The UK is in a political mess. It is more deeply divided, more confused and more misinformed than at any time in my life. I lay the blame for this in large part at the poor quality of our media. The decline in how the BBC covers news and current affairs is of particular concern. I’ve given up with their TV and radio reporting of serious issues, and only scan their website to see what issues they are prioritizing, rather than with the expectation of really learning anything.

How our relations with the rest of Europe have been covered has been dreadful for decades. The above graphic shows the number of MEP’s on the BBC’s flagship Question Time programme over a five year period. All thirty-five times MEP’s appeared on the programme they were anti EU fanatics, thirty-three from UKIP and two anti EU Tories. Most of these anti EU MEPs don’t even turn up to debates and are staggeringly ill-informed and prejudiced. For decades the voices of people who have a deep understanding of the complexities, strengths and weaknesses of the institutions of the EU have been systematically silenced. I’d love to see Molly Scott Cato, the Green Party MEP for the SW England, given as much TV exposure as Farage, then the public would have much better understanding of the real issues. It’s not just the Greens who have some good MEPs who actually have a lot of knowledge of and respect for the EU. All parties, bar UKIP, have such people; it’s just that the BBC and much of the rest of our media ignore them.

George Monbiot wrote an interesting article in the Guardian about how the media like to portray politics as an individual psychodrama. This focus on a ‘cult of personality’ prism through which to view politics obscures the real issues and the impact they will have on ordinary people. In terms of the Brexit debate all the media focus is on will Theresa May survive, will Boris Johnson, Jacob Rees Mogg or Jeremy Corbyn be the next prime minister. If Brexit does indeed go ahead it will affect the lives of all of us in the UK in deep and profound ways, which quite frankly are more important than who happens to be in number 10 Downing Street.

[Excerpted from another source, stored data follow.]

+                    for (int e = 0; e < 4; ++e) o[e] = F16 ? __builtin_fmaf(acc[i][j][4 * q + e], rv[q][e], bv[q][e]) : acc[i][j][4 * q + e] + bv[q][e];
+                    *reinterpret_cast<f32x4 *>(sT + frow * 32 + ((2 * q + (lane >> 5)) ^ (frow & 7)) * 4) = o;
+                }
+                __builtin_amdgcn_fence(__ATOMIC_ACQ_REL, "wavefront");
+                __builtin_amdgcn_wave_barrier();
+#pragma unroll
+                for (int t = 0; t < 4; ++t) {
+                    const f32x4 o = *reinterpret_cast<const f32x4 *>(sT + (8 * t + trow) * 32 + (tg ^ trow) * 4);
+                    __builtin_amdgcn_raw_buffer_store_b128(__builtin_bit_cast(u32x4, o), grs,
+                                                           (unsigned)((m0 + i * 32 + 8 * t + trow) * N + wcol + 32 * j + 4 * tg) * 4u, 0, tfm::kStoreAux);
+                }
+            }
+        }
+    };
+    auto stage_y = [&](auto addc) {
+        constexpr bool ADD = decltype(addc)::value;
+        f32x4 p2[ADD ? TI : 1][TJ][4];
+        if constexpr (ADD) {
+            const __amdgpu_buffer_rsrc_t x2rs = __builtin_amdgcn_make_buffer_rsrc(const_cast<float *>(X2 ? X2 : X), 0, X2 ? bytes : 0u, 0x00020000);
+            __builtin_amdgcn_s_waitcnt(0x0F70);
+            __builtin_amdgcn_sched_barrier(0);
+#pragma unroll
+            for (int i = 0; i < TI; ++i)
+#pragma unroll
+                for (int j = 0; j < TJ; ++j)
+#pragma unroll
+                    for (int g = 0; g < 4; ++g) {
+                        const unsigned off = (unsigned)((m0 + i * 32 + frow) * D + cbase + 32 * j + 8 * g) * 4u;
+                        v[i][j][g] = __builtin_bit_cast(f32x4, __builtin_amdgcn_raw_buffer_load_b128(yrs, off, 0, 0));
+                        p2[i][j][g] = __builtin_bit_cast(f32x4, __builtin_amdgcn_raw_buffer_load_b128(x2rs, off, 0, 0));
+                    }
+            __builtin_amdgcn_sched_barrier(0);
+        }
+#pragma unroll
+        for (int i = 0; i < TI; ++i)
+#pragma unroll
+            for (int j = 0; j < TJ; ++j)
+#pragma unroll
+                for (int g = 0; g < 4; ++g) {
+                    f32x4 yv = v[i][j][g];
+                    if constexpr (ADD) yv += p2[i][j][g];
+                    u32x2 pc[NA];
+                    split4<SP>(yv, pc);
+#pragma unroll
+                    for (int p = 0; p < NA; ++p)
+                        *reinterpret_cast<u32x2 *>(&sX[(p * BM + i * 32 + frow) * XS + cbase + 32 * j + 8 * g]) = pc[p];
+                }
+    };
+
+    const int total = pg.nchunk[0][0] + pg.nchunk[0][1] + pg.nchunk[1][0] + pg.nchunk[1][1];
+    int ci = 0;
+    ChunkW cur = chunk_of(pg.chunk[0]);
+    static_for<GAHEAD>([&](auto uc) { load_gunit(cur, uc, ring[decltype(uc)::value]); });
+    __builtin_amdgcn_sched_barrier(0);
+    for (int gq = 0; gq < pg.ng; ++gq) {
+        const ProjGroup &g = pg.g[gq];
+        const int npad = (g.N + 255) / 256 * 256;
+        const float *const r = reinterpret_cast<const float *>(g.w + (size_t)(npad / 32) * KQ * NB * 64);
+        const __amdgpu_buffer_rsrc_t brs =
+            __builtin_amdgcn_make_buffer_rsrc(const_cast<float *>(g.bias ? g.bias : X), 0, g.bias ? (unsigned)g.N * 4u : 0u, 0x00020000);
+        for (int c = tid * 4; c < npad; c += 4 * G::NT) {
+            *reinterpret_cast<f32x4 *>(sBias + g.cbase + c) = __builtin_bit_cast(f32x4, __builtin_amdgcn_raw_buffer_load_b128(brs, (unsigned)c * 4u, 0, 0));
+            if constexpr (F16) *reinterpret_cast<f32x4 *>(sScale + g.cbase + c) = *reinterpret_cast<const f32x4 *>(r + c);
+        }
+    }
+#pragma unroll 1
+    for (int ph = 0; ph < 2; ++ph) {
+        if ((ph ? pg.ng - pg.nplain : pg.nplain) == 0) continue;
+        if (ph == 1) {
+            if (pg.nplain > 0) __syncthreads();
+            stage_y(std::true_type{});
+        } else {
+            stage_y(std::false_type{});
+        }
+        __syncthreads();
+#pragma unroll 1
+        for (int k = 0; k < pg.nchunk[ph][0]; ++k, ++ci) {
+            const ChunkW nxt = chunk_of(pg.chunk[min(ci + 1, total - 1)]);
+            run_chunk(std::false_type{}, cur, nxt, pg.chunk[ci]);
+            cur = nxt;
+        }
+#pragma unroll 1
+        for (int k = 0; k < pg.nchunk[ph][1]; ++k, ++ci) {
+            const ChunkW nxt = chunk_of(pg.chunk[min(ci + 1, total - 1)]);
+            run_chunk(std::true_type{}, cur, nxt, pg.chunk[ci]);
+            cur = nxt;
+        }
+    }
+}
+
+int launch_ffn_groups(const float *x, const u32x4 *w1, const float *b1, const u32x4 *w2, const float *b2, const float *res,
+                      const float *gamma, const float *beta, float eps, float *y, int M, int F, const float *x2, const ProjGroups &pg,
+                      hipStream_t s)
+{
+    constexpr size_t lds = ffn_lds_bytes<256>(3, Split<16>::NA);
+    static_assert(lds <= 160 * 1024, "the two tiles do not fit the LDS of a CU");
+    const void *fn = (const void *)&ffn_groups_kernel<16, 256, 3>;
+    if (!tfm::raise_dynamic_lds_limit(fn)) return tfm::record_hip(hipErrorInvalidValue);
+    const int blocks = (M + 95) / 96;
+    void *argv[] = {(void *)&x, (void *)&w1, (void *)&b1, (void *)&w2, (void *)&b2, (void *)&res, (void *)&gamma,
+                    (void *)&beta, (void *)&eps, (void *)&y, (void *)&M, (void *)&F, (void *)&x2, (void *)&pg};
+    return tfm::record_hip(hipLaunchKernel(fn, dim3((unsigned)blocks), dim3(Geo<256>::NT), argv, lds, s));
+}
+
+int make_proj_groups(const tf_proj_group *groups, int ngroups, int64_t M, ProjGroups &pg, uintptr_t &al)
+{
     for (int pass = 0; pass < 2; ++pass)
         for (int i = 0; i < ngroups; ++i) {
             const tf_proj_group &g = groups[i];
@@ -723,7 +1068,7 @@
             pg.ncols += (g.N + 255) / 256 * 256;
             if (pass == 0) pg.nplain = pg.ng;
         }
-    if ((al & 15) || pg.ncols > kMaxProjCols) return TF_MSDA_ERR_BAD_DIMS;
+    if (pg.ncols > kMaxProjCols) return TF_MSDA_ERR_BAD_DIMS;
     int nc = 0;
     for (int ph = 0; ph < 2; ++ph)
         for (int half = 0; half < 2; ++half)
@@ -734,6 +1079,24 @@
                     ++pg.nchunk[ph][half];
                 }
             }
+    return TF_MSDA_OK;
+}
+
+}
+
+extern "C" int tf_linear_groups_f32(const float *x, const float *x2, const tf_proj_group *groups, int ngroups, int64_t M, int K, int terms,
+                                    void *stream)
+{
+    if (!x || !groups) return TF_MSDA_ERR_NULL_POINTER;
+    if (ngroups < 1 || ngroups > kMaxProjGroups) return TF_MSDA_ERR_BAD_DIMS;
+    for (int i = 0; i < ngroups; ++i)
+        if (!groups[i].w_packed || !groups[i].y || (groups[i].add_x2 && !x2)) return TF_MSDA_ERR_NULL_POINTER;
+    const int sp = split_scheme(terms);
+    if (M <= 0 || K != 256 || sp == 0 || (M + 128) * (int64_t)K * 4 > 0xFFFFFFFFLL) return TF_MSDA_ERR_BAD_DIMS;
+    uintptr_t al = reinterpret_cast<uintptr_t>(x) | reinterpret_cast<uintptr_t>(x2);
+    ProjGroups pg{};
+    if (int rc = make_proj_groups(groups, ngroups, M, pg, al)) return rc;
+    if (al & 15) return TF_MSDA_ERR_BAD_DIMS;
     hipStream_t s = static_cast<hipStream_t>(stream);
     if (sp == 3) return launch_groups<3, 1>(x, x2, (int)M, pg, s);
     const int forced = tfm::dense_knob(tfm::kKnobGroupsTi);
@@ -781,3 +1144,26 @@
     return d_model == 256 ? dispatch_ffn_scheme<256>(sp, x, w1, b1, w2, b2, residual, ln_weight, ln_bias, ln_eps, y, (int)M, d_ffn, s)
                           : dispatch_ffn_scheme<288>(sp, x, w1, b1, w2, b2, residual, ln_weight, ln_bias, ln_eps, y, (int)M, d_ffn, s);
 }
+
+extern "C" int tf_ffn_groups_f32(const float *x, const void *w1_packed, const float *b1, const void *w2_packed, const float *b2,
+                                 const float *residual, const float *ln_weight, const float *ln_bias, float ln_eps, float *y, int64_t M,
+                                 int d_model, int d_ffn, const float *x2, const tf_proj_group *groups, int ngroups, int terms, void *stream)
+{
+    if (!x || !w1_packed || !w2_packed || !y || !groups) return TF_MSDA_ERR_NULL_POINTER;
+    if ((ln_weight == nullptr) != (ln_bias == nullptr)) return TF_MSDA_ERR_NULL_POINTER;
+    if (ngroups < 1 || ngroups > kMaxProjGroups) return TF_MSDA_ERR_BAD_DIMS;
+    for (int i = 0; i < ngroups; ++i)
+        if (!groups[i].w_packed || !groups[i].y || (groups[i].add_x2 && !x2)) return TF_MSDA_ERR_NULL_POINTER;
+    if (M <= 0 || d_model != 256 || terms != 16 || !ln_weight || d_ffn < Geo<256>::CH || (d_ffn & 15) ||
+        (M + 128) * (int64_t)d_model * 4 > 0xFFFFFFFFLL)
+        return TF_MSDA_ERR_BAD_DIMS;
+    uintptr_t al = reinterpret_cast<uintptr_t>(x) | reinterpret_cast<uintptr_t>(w1_packed) | reinterpret_cast<uintptr_t>(w2_packed) |
+                   reinterpret_cast<uintptr_t>(y) | reinterpret_cast<uintptr_t>(b1) | reinterpret_cast<uintptr_t>(b2) |
+                   reinterpret_cast<uintptr_t>(residual) | reinterpret_cast<uintptr_t>(ln_weight) | reinterpret_cast<uintptr_t>(ln_bias) |
+                   reinterpret_cast<uintptr_t>(x2);
+    ProjGroups pg{};
+    if (int rc = make_proj_groups(groups, ngroups, M, pg, al)) return rc;
+    if (al & 15) return TF_MSDA_ERR_BAD_DIMS;
+    return launch_ffn_groups(x, static_cast<const u32x4 *>(w1_packed), b1, static_cast<const u32x4 *>(w2_packed), b2, residual, ln_weight,
+                             ln_bias, ln_eps, y, (int)M, d_ffn, x2, pg, static_cast<hipStream_t>(stream));
+}
diff --git a/trackformer_amd/deformable_transformer.py b/trackformer_amd/deformable_transformer.py
--- a/trackformer_amd/deformable_transformer.py
+++ b/trackformer_amd/deformable_transformer.py
@@ -354,25 +354,33 @@
     def with_pos_embed(tensor, pos):
         return tensor if pos is None else tensor + pos
 
-    def forward_ffn(self, src):
+    def forward_ffn(self, src, pos=None, next_attn=None):
         inf = _inference(self)
         if inf and fused.ffn_fused_enabled() and self.activation is F.relu:
+            if (next_attn is not None and pos is not None and fused.ffn_proj_fused_enabled() and fused.pos_add_fused_enabled()
+                    and fused.proj_groups_enabled("enc")):
+                w, b = next_attn._cat_proj.get(next_attn)
+                out = fused.ffn_groups(src, self.linear1, self.linear2, self.norm2, src, pos,
+                                       [(next_attn.value_proj.weight, next_attn.value_proj.bias, False), (w, b, True)])
+                if out is not None:
+                    return out[0], out[1][0], out[1][1]
             out = fused.ffn(src, self.linear1, self.linear2, self.norm2, residual=src)
             if out is not None:
-                return out
+                return out if next_attn is None else (out, None, None)
         src2 = fused.module_linear(self.linear2, _ffn_hidden_dropped(self.linear1, self.activation, src, inf, self.dropout2), inf)
-        return fused.residual_norm(src, src2, self.norm2, inf, dropout=self.dropout3)
-
-    def forward(self, src, pos, reference_points, spatial_shapes, padding_mask=None):
+        out = fused.residual_norm(src, src2, self.norm2, inf, dropout=self.dropout3)
+        return out if next_attn is None else (out, None, None)
+
+    def forward(self, src, pos, reference_points, spatial_shapes, padding_mask=None, next_attn=None, value=None, qproj=None):
         inf = _inference(self)
         q, q_pos = (src, pos) if (inf and pos is not None and fused.pos_add_fused_enabled()) else (self.with_pos_embed(src, pos), None)
         if inf and fused.linear_ln_fused_enabled():
             src = self.self_attn(q, reference_points, src, spatial_shapes, padding_mask,
-                                 residual_norm=(src, self.norm1), query_pos=q_pos)
-            return self.forward_ffn(src)
-        src2 = self.self_attn(q, reference_points, src, spatial_shapes, padding_mask, query_pos=q_pos)
+                                 residual_norm=(src, self.norm1), query_pos=q_pos, value=value, qproj=qproj)
+            return self.forward_ffn(src, pos, next_attn)
+        src2 = self.self_attn(q, reference_points, src, spatial_shapes, padding_mask, query_pos=q_pos, value=value, qproj=qproj)
         src = fused.residual_norm(src, src2, self.norm1, _inference(self), dropout=self.dropout1)
-        return self.forward_ffn(src)
+        return self.forward_ffn(src, pos, next_attn)
 
 
 class DeformableTransformerEncoder(nn.Module):
@@ -401,8 +409,15 @@
         reference_points = _GEOMETRY.encoder_reference_points(
             _host_shapes(spatial_shapes), valid_ratios, unit_ratios)
         output = src
-        for layer in self.layers:
-            output = layer(output, pos, reference_points, spatial_shapes, padding_mask)
+        hand_on = (not self.training and not torch.is_grad_enabled() and pos is not None and fused.ffn_proj_fused_enabled())
+        value = qproj = None
+        for i, layer in enumerate(self.layers):
+            if hand_on:
+                nxt = self.layers[i + 1].self_attn if i + 1 < len(self.layers) else None
+                out = layer(output, pos, reference_points, spatial_shapes, padding_mask, next_attn=nxt, value=value, qproj=qproj)
+                output, value, qproj = out if nxt is not None else (out, None, None)
+            else:
+                output = layer(output, pos, reference_points, spatial_shapes, padding_mask)
         return output
 
 
diff --git a/trackformer_amd/fused.py b/trackformer_amd/fused.py
--- a/trackformer_amd/fused.py
+++ b/trackformer_amd/fused.py
@@ -656,6 +656,81 @@
         rc = _cabi.lib().tf_linear_groups_f32(a.data_ptr(), _ptr(b) or None, descs, len(groups), M, K, _terms(), _stream(x.device))
     _cabi.check(rc, "tf_linear_groups_f32")
     return [y.view(*x.shape[:-1], y.shape[1]) for y in ys]
+
+
+_ffn_proj_fused = os.environ.get("TF_FFN_PROJ_FUSED", "1") != "0"
+
+
+def ffn_proj_fused_enabled():
+    return _ffn_proj_fused
+
+
+def set_ffn_proj_fused(on):
+    global _ffn_proj_fused
+    prev, _ffn_proj_fused = _ffn_proj_fused, bool(on)
+    return _switched(prev, _ffn_proj_fused)
+
+
+def ffn_groups(x, linear1, linear2, norm, residual, x2, groups):
+    if not (_ffn_proj_fused and _ffn_fused and _split_linear and x.is_cuda and x.dtype == torch.float32 and _terms() == 16
+            and norm is not None and 1 <= len(groups) <= 8 and x.numel()):
+        return None
+    if _n_six_term_routes or debug_checks_active():
+        return None
+    w1, w2 = linear1.weight, linear2.weight
+    F_, D = w1.shape
+    if D != 256 or x.shape[-1] != D or tuple(w2.shape) != (D, F_) or F_ % 16 or F_ < 128:
+        return None
+    if not all(w.dtype == torch.float32 and w.is_contiguous() and w.device == x.device for w in (w1, w2)):
+        return None
+    if not (norm.elementwise_affine and tuple(norm.normalized_shape) == (D,)):
+        return None
+    if not all(v is None or _param_ok(v, x) for v in (linear1.bias, linear2.bias, norm.weight, norm.bias)):
+        return None
+    a = x.reshape(-1, D)
+    a = a if a.is_contiguous() else a.contiguous()
+    M = a.shape[0]
+    if M < max(_FFN_FUSED_MIN_ROWS, _PROJ_GROUPS_MIN_ROWS) or (M + 128) * D * 4 > 0xFFFFFFFF:
+        return None
+    res = None
+    if residual is not None:
+        if residual.dtype != torch.float32 or residual.device != x.device or residual.numel() != a.numel():
+            return None
+        res = residual.reshape(-1, D)
+        res = res if res.is_contiguous() else res.contiguous()
+    b = None
+    if any(add for _w, _b, add in groups):
+        if x2 is None or x2.dtype != torch.float32 or x2.shape != x.shape or x2.device != x.device:
+            return None
+        b = x2.reshape(-1, D)
+        b = b if b.is_contiguous() else b.contiguous()
+    if (a.data_ptr() | _ptr(res) | _ptr(b)) & 15:
+        return None
+    cols = 0
+    for w, bias, _add in groups:
+        if not (w.dtype == torch.float32 and w.dim() == 2 and w.is_contiguous() and w.device == x.device and w.shape[1] == D
+                and w.shape[0] % 32 == 0 and (M + 128) * w.shape[0] * 4 <= 0xFFFFFFFF):
+            return None
+        if bias is not None and not (_param_ok(bias, x) and bias.numel() == w.shape[0]):
+            return None
+        cols += (w.shape[0] + 255) // 256 * 256
+    if cols > 4096:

One error that the BBC has made is to think that having two opposing views represented is necessary to reflect balance. Over the years every time climate change was discussed they would invite a so called climate sceptic to counter the position of a climate scientist. This distorts reality. Equating someone from an oil industry spin machine dressed up as a ‘think-tank’ and giving it equal weight to someone expressing a factually well informed view of scientific reality is ludicrous. Again, with Brexit, the BBC seems to think it is OK to have someone spout things that are simply factually wrong, as long as at some other point in their programme they have someone else putting a different point of view, even if that too is factually wrong. The job of journalism is to speak truth to power, and this is something the BBC and much of the rest of our media seem to have lost sight of. Whether it is the breaking down of the biosphere, the self inflicted calamity of Brexit or any other serious issue, public understanding of the issues if often woefully poor, and for that the BBC and the media must take some of the blame.